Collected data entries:
********

struct PhaseProbe { long long t[8]; };
#ifdef LILI_PHASE_PROBE
#define PHASE_STAMP(pp, k, dep) do { if (pp) { long long t_; asm volatile("s_memrealtime %0\n\ts_waitcnt lgkmcnt(0)" : "=s"(t_) : "v"(dep) : "memory"); (pp)->t[k] = t_; } } while (0)
#else
#define PHASE_STAMP(pp, k, dep) do {} while (0)
#endif
__device__ __forceinline__ float gate_bound(double gate) {
    float gf = (float)gate;
    if ((double)gf < gate) gf = __uint_as_float(__float_as_uint(gf) + 1u);
    return gf;
}
__device__ constexpr int kShellDy[16] = {0, 0, -2, 2, -1, 1, -1, 1, -2, -2, 2, 2, -2, -2, 2, 2};
__device__ constexpr int kShellDz[16] = {-2, 2, 0, 0, -2, -2, 2, 2, -1, 1, -1, 1, -2, 2, -2, 2};
template <class SEL, class TAB>
__device__ __forceinline__ bool knn5_grid_sel(const GridView& g, TAB& tab, float qx, float qy, float qz, float bound, Top5& best, PhaseProbe* pp = nullptr) {
    SEL sel; sel.init(bound);
    sel.to_top5(best);
    if (!(isfinite(qx) && isfinite(qy) && isfinite(qz))) return false;
    if constexpr (std::is_same<SEL, Sel5K>::value) sel.attach(&tab.cj[0][threadIdx.x], (int)(sizeof(tab.cj[0]) / sizeof(int)));
    const int R = g.reach;
    int cx = cell_coord(qx, g.ox, g.inv_cell), cy = cell_coord(qy, g.oy, g.inv_cell), cz = cell_coord(qz, g.oz, g.inv_cell);
    if (cx < -R || cx > g.nx - 1 + R || cy < -R || cy > g.ny - 1 + R || cz < -R || cz > g.nz - 1 + R) return false;
    const bool inner9 = g.cell_start9 && cy >= g.by0 && cy < g.by0 + g.bny && cz >= g.bz0 && cz < g.bz0 + g.bnz &&
                        max(cx - 1, 0) >= g.bx0 && min(cx + 1, g.nx - 1) < g.bx0 + g.bnx;
    if (inner9) {
        const int x0 = max(cx - 1, 0), x1 = min(cx + 1, g.nx - 1);
        if (x0 <= x1) {
            const int* row = g.cell_start9 + srow_index(g, g.bx0, cy, cz) - g.bx0;
            int cj = row[x0];
            const int ce = row[x1 + 1];
            PHASE_STAMP(pp, 2, ce);
            auto fetch = [&](float4& p0, float4& p1, float4& p2, float4& p3, int& pj) {
                pj = cj;
                const float4* q = (const float4*)((const char*)g.pts + ((unsigned)cj << 4));
                p0 = q[0]; p1 = q[1]; p2 = q[2]; p3 = q[3];
                cj += 4;
            };
            float4 a0, a1, a2, a3, b0, b1, b2, b3;
            int aj = 0, bj = 0;
            fetch(a0, a1, a2, a3, aj);
            for (;;) {
                if (!(aj < ce)) break;
                fetch(b0, b1, b2, b3, bj);
                process_chunk(sel, a0, a1, a2, a3, aj, ce, qx, qy, qz);
                if (!(bj < ce)) break;
                fetch(a0, a1, a2, a3, aj);
                process_chunk(sel, b0, b1, b2, b3, bj, ce, qx, qy, qz);
            }
        }
    } else {
        const int x0 = max(cx - 1, 0), x1 = min(cx + 1, g.nx - 1);
        if (x0 <= x1) {
            int rb[9], re[9];
#pragma unroll
            for (int n = 0; n < 9; n++) {
                const int w = row_order(n);
                const int y = cy + w / 3 - 1, z = cz + w % 3 - 1;
                const bool in = z >= 0 && z < g.nz && y >= 0 && y < g.ny;
// ... 18 lines not shown
                while (cj >= ce && n < cnt) {
                    const int b = tab.b[n][tid], e = tab.e[n][tid];
                    const float lb = tab.lb[n][tid];
                    n++;
                    if (!(lb > wv)) { cj = b; ce = e; }
                }
                pj = cj; pe = ce;
                if (cj < ce) {
                    const int last = ce - 1;
                    p0 = load_pt(g, cj); p1 = load_pt(g, min(cj + 1, last)); p2 = load_pt(g, min(cj + 2, last)); p3 = load_pt(g, min(cj + 3, last));
                    cj += 4;
                }
            };
            float4 a0, a1, a2, a3, b0, b1, b2, b3;
            int aj = 0, ae = 0, bj = 0, be = 0;
            fetch(sel.worst(), a0, a1, a2, a3, aj, ae);
            for (;;) {
                if (!(aj < ae)) break;
                fetch(sel.worst(), b0, b1, b2, b3, bj, be);
                process_chunk(sel, a0, a1, a2, a3, aj, ae, qx, qy, qz);
                if (!(bj < be)) break;
                fetch(sel.worst(), a0, a1, a2, a3, aj, ae);
                process_chunk(sel, b0, b1, b2, b3, bj, be, qx, qy, qz);
            }
        }
    }
    PHASE_STAMP(pp, 3, sel.worst());
    if (R == 2) {
        const double c = g.cell;
        const double fxm = (double)qx - (g.ox + (double)cx * c), fxp = (g.ox + (double)(cx + 1) * c) - (double)qx;
        const double fym = (double)qy - (g.oy + (double)cy * c), fyp = (g.oy + (double)(cy + 1) * c) - (double)qy;
        const double fzm = (double)qz - (g.oz + (double)cz * c), fzp = (g.oz + (double)(cz + 1) * c) - (double)qz;
        const double margin = c + fmax(fmin(fmin(fmin(fxm, fxp), fmin(fym, fyp)), fmin(fzm, fzp)), 0.0);
        if (!(sel.worst() < (float)(0.999 * margin * margin))) {
            const bool side9 = inner9 && (cx - 2 < 0 || cx - 2 >= g.bx0) && (cx + 2 >= g.nx || cx + 2 < g.bx0 + g.bnx);
            if (side9) {
                const int* row = g.cell_start9 + srow_index(g, g.bx0, cy, cz) - g.bx0;
                const int xl = cx - 2, xr = cx + 2;
                if (xl >= 0 && xl < g.nx) { const double gx = fmax(fxm + c, 0.0); if (!((float)(0.999 * gx * gx) > sel.worst())) scan_run(g, sel, row[xl], row[xl + 1], qx, qy, qz); }
                if (xr >= 0 && xr < g.nx) { const double gx = fmax(fxp + c, 0.0); if (!((float)(0.999 * gx * gx) > sel.worst())) scan_run(g, sel, row[xr], row[xr + 1], qx, qy, qz); }
            }
            const bool few = __popcll(__ballot(1)) <= 2;
            if (side9 && few) {
                const double g1m = fmax(fxm, 0.0), g1p = fmax(fxp, 0.0), g2m = fmax(fxm + c, 0.0), g2p = fmax(fxp + c, 0.0);
                const int tid = threadIdx.x;
#pragma unroll
                for (int batch = 0; batch < 2; batch++) {
                    const float wv = sel.worst();
                    int rb[8], re[8]; float rl[8];
#pragma unroll
                    for (int i = 0; i < 8; i++) {
                        const int dy = kShellDy[batch * 8 + i], dz = kShellDz[batch * 8 + i];
                        const int y = cy + dy, z = cz + dz;
                        const double gy = dy == 0 ? 0.0 : fmax(dy < 0 ? fym + (double)(-dy - 1) * c : fyp + (double)(dy - 1) * c, 0.0);
                        const double gz = dz == 0 ? 0.0 : fmax(dz < 0 ? fzm + (double)(-dz - 1) * c : fzp + (double)(dz - 1) * c, 0.0);
                        const double lbr = 0.999 * (gy * gy + gz * gz);
                        const int dl = (float)(lbr + 0.999 * g2m * g2m) > wv ? ((float)(lbr + 0.999 * g1m * g1m) > wv ? 0 : 1) : 2;
                        const int dr = (float)(lbr + 0.999 * g2p * g2p) > wv ? ((float)(lbr + 0.999 * g1p * g1p) > wv ? 0 : 1) : 2;
                        const int x0 = max(cx - dl, 0), x1 = min(cx + dr, g.nx - 1);
                        const bool keep = y >= 0 && y < g.ny && z >= 0 && z < g.nz && !((float)lbr > wv) && x0 <= x1;
                        const int* cs = g.cell_start + (size_t)(keep ? z * g.ny + y : 0) * g.nx;
                        const int b = cs[keep ? x0 : 0], e = cs[keep ? x1 + 1 : 0];
                        rb[i] = b; re[i] = keep ? e : b; rl[i] = (float)lbr;
                    }
#pragma unroll
                    for (int i = 0; i < 8; i++) { tab.b[i][tid] = rb[i]; tab.e[i][tid] = re[i]; tab.lb[i][tid] = rl[i]; }
                    for (int i = 0; i < 8; i++) {
                        const int b = tab.b[i][tid], e = tab.e[i][tid];
                        if (b < e && !(tab.lb[i][tid] > sel.worst())) scan_run(g, sel, b, e, qx, qy, qz);
                    }
                }
            } else
            for (int dz = -2; dz <= 2; dz++) {
                const int z = cz + dz;
                if (z < 0 || z >= g.nz) continue;
                const double gz = dz == 0 ? 0.0 : fmax(dz < 0 ? fzm + (double)(-dz - 1) * c : fzp + (double)(dz - 1) * c, 0.0);
                for (int dy = -2; dy <= 2; dy++) {
                    const int y = cy + dy;
                    if (y < 0 || y >= g.ny) continue;
                    const double gy = dy == 0 ? 0.0 : fmax(dy < 0 ? fym + (double)(-dy - 1) * c : fyp + (double)(dy - 1) * c, 0.0);
                    const double lbr = 0.999 * (gy * gy + gz * gz);
                    if ((float)lbr > sel.worst()) continue;
                    const int* cs = g.cell_start + (size_t)(z * g.ny + y) * g.nx;
                    if (dy == -2 || dy == 2 || dz == -2 || dz == 2) {
                        const float wv = sel.worst();
                        const double g1m = fmax(fxm, 0.0), g1p = fmax(fxp, 0.0), g2m = fmax(fxm + c, 0.0), g2p = fmax(fxp + c, 0.0);
                        const int dl = (float)(lbr + 0.999 * g2m * g2m) > wv ? ((float)(lbr + 0.999 * g1m * g1m) > wv ? 0 : 1) : 2;
                        const int dr = (float)(lbr + 0.999 * g2p * g2p) > wv ? ((float)(lbr + 0.999 * g1p * g1p) > wv ? 0 : 1) : 2;
                        const int x0 = max(cx - dl, 0), x1 = min(cx + dr, g.nx - 1);
                        if (x0 <= x1) scan_run(g, sel, cs[x0], cs[x1 + 1], qx, qy, qz);
                    } else if (!side9) {
                        const int xl = cx - 2, xr = cx + 2;
                        if (xl >= 0 && xl < g.nx) { double gx = fmax(fxm + c, 0.0); if (!((float)(lbr + 0.999 * gx * gx) > sel.worst())) scan_run(g, sel, cs[xl], cs[xl + 1], qx, qy, qz); }
                        if (xr >= 0 && xr < g.nx) { double gx = fmax(fxp + c, 0.0); if (!((float)(lbr + 0.999 * gx * gx) > sel.worst())) scan_run(g, sel, cs[xr], cs[xr + 1], qx, qy, qz); }
                    }
                }
            }
        }
    }
    PHASE_STAMP(pp, 4, sel.worst());
    if constexpr (std::is_same<SEL, Sel5K>::value) return sel.finish(g, qx, qy, qz, best);
    else { sel.to_top5(best); return sel.final_tie(); }
}
template <class TAB>
__device__ __forceinline__ void knn5_grid(const GridView& g, TAB& tab, float qx, float qy, float qz, float bound, Top5& best, int dbg = 0, PhaseProbe* pp = nullptr) {
    if (dbg & 32768) { knn5_grid_sel<Sel5>(g, tab, qx, qy, qz, bound, best); return; }
    const bool redo = knn5_grid_sel<Sel5K>(g, tab, qx, qy, qz, bound, best, pp);
    PHASE_STAMP(pp, 5, best.d[4]);
    if (redo) knn5_grid_sel<Sel5>(g, tab, qx, qy, qz, bound, best);
}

********

#### WHAT YOU ARE ASKED TO DO:
Search term "GridView": return each line of the data that contains it.

#### OUTPUT OF THE TASK:
__device__ __forceinline__ bool knn5_grid_sel(const GridView& g, TAB& tab, float qx, float qy, float qz, float bound, Top5& best, PhaseProbe* pp = nullptr) {
__device__ __forceinline__ void knn5_grid(const GridView& g, TAB& tab, float qx, float qy, float qz, float bound, Top5& best, int dbg = 0, PhaseProbe* pp = nullptr) {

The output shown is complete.